DATA FOR ANALYSIS ->
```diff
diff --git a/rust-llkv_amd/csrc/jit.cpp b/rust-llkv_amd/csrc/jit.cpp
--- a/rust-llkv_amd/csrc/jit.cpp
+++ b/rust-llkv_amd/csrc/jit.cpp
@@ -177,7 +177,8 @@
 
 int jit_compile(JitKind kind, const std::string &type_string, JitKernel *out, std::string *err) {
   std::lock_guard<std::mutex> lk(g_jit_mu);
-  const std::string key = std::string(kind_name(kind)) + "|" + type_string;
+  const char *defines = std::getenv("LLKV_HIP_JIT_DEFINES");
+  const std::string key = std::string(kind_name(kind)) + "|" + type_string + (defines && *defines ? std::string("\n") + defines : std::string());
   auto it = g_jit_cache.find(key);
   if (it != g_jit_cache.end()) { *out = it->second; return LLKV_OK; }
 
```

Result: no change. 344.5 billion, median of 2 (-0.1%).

* * *

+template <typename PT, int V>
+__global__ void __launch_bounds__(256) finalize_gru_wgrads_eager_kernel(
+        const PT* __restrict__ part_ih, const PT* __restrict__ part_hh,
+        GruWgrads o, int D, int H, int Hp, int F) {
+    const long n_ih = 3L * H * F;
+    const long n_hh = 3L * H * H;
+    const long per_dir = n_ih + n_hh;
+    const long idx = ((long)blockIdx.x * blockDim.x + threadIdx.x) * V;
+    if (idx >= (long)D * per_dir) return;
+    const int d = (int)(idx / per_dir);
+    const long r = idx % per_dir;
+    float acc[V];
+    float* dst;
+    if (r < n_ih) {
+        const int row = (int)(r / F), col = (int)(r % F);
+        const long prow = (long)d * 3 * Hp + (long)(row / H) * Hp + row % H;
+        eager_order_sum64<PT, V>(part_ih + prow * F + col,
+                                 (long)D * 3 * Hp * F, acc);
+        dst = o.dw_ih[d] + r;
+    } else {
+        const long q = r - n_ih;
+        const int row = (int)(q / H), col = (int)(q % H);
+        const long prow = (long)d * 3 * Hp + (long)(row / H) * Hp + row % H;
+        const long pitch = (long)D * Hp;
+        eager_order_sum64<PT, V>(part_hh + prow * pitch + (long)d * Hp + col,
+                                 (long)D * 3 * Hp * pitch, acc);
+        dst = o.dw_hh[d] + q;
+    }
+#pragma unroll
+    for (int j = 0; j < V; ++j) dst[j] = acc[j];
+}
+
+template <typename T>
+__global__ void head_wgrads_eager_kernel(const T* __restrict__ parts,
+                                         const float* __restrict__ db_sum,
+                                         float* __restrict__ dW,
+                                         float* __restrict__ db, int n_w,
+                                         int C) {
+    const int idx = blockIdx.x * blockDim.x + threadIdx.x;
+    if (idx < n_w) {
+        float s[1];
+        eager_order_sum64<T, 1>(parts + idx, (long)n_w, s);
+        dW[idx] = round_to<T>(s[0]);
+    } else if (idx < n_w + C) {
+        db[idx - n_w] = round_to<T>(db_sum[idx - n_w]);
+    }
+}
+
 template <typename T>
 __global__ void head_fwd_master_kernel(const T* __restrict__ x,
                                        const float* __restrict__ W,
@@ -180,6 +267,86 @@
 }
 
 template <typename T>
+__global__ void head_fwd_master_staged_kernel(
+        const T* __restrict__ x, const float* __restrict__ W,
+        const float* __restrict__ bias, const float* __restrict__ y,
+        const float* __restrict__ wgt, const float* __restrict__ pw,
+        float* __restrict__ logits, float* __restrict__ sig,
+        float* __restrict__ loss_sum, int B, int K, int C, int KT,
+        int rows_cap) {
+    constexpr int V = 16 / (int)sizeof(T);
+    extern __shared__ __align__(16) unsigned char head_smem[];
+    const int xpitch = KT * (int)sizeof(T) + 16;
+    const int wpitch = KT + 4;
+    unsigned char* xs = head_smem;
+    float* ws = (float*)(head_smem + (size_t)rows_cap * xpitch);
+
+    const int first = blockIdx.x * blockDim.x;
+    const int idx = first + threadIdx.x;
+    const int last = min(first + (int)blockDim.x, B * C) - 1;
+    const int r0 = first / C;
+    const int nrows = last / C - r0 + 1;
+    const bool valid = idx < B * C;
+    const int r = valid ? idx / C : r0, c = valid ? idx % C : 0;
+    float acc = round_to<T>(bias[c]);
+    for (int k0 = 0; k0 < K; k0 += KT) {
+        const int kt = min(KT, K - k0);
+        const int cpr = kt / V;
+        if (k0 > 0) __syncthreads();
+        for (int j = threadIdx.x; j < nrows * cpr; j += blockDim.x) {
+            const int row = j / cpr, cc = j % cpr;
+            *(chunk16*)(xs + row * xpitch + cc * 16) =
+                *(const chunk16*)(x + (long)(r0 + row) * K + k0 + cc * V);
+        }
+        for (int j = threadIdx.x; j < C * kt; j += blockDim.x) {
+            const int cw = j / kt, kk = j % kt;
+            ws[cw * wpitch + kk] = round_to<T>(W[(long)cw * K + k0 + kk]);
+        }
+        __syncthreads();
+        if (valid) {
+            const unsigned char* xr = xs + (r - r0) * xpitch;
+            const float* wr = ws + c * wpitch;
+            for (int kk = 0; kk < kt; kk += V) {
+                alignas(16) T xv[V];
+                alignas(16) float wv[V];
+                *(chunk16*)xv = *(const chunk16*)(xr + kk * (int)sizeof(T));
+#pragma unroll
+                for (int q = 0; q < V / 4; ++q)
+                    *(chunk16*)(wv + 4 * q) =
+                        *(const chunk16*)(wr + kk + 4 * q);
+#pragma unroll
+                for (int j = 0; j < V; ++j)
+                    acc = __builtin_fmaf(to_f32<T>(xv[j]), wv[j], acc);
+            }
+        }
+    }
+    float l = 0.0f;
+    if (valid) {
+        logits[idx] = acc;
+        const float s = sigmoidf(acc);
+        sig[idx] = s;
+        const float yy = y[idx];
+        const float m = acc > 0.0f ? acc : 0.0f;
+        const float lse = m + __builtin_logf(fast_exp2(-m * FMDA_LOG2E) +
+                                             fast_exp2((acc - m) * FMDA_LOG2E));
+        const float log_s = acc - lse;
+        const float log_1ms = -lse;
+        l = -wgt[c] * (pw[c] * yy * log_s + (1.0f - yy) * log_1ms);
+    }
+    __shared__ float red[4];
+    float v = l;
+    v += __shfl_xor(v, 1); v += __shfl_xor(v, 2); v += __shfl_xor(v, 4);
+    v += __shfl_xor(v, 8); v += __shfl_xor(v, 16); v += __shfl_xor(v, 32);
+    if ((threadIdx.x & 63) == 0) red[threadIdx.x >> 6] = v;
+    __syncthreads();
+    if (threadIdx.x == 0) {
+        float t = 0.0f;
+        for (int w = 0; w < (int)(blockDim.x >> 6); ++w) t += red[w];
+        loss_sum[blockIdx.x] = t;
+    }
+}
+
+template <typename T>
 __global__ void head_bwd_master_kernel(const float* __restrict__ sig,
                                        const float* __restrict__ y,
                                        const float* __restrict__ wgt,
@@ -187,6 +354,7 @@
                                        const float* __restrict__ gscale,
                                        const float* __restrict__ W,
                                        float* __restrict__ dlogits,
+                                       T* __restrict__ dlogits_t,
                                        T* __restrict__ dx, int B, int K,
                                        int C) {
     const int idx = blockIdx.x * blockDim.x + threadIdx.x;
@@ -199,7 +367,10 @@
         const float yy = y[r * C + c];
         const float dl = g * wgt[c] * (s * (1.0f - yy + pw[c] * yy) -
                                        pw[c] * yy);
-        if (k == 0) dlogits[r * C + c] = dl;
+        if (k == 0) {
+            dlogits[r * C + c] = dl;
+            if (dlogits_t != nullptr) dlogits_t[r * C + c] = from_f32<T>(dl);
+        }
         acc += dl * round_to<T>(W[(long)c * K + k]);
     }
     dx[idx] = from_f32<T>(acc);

THE PROBLEM -> From the line that has "float t = 0.0f;" through the line that has "void head_bwd_master_kernel(const float*", copy every line exactly as it appears above, and leave out all others.

EXPECTED OUTPUT ->
+        float t = 0.0f;
+        for (int w = 0; w < (int)(blockDim.x >> 6); ++w) t += red[w];
+        loss_sum[blockIdx.x] = t;
+    }
+}
+
+template <typename T>
 __global__ void head_bwd_master_kernel(const float* __restrict__ sig,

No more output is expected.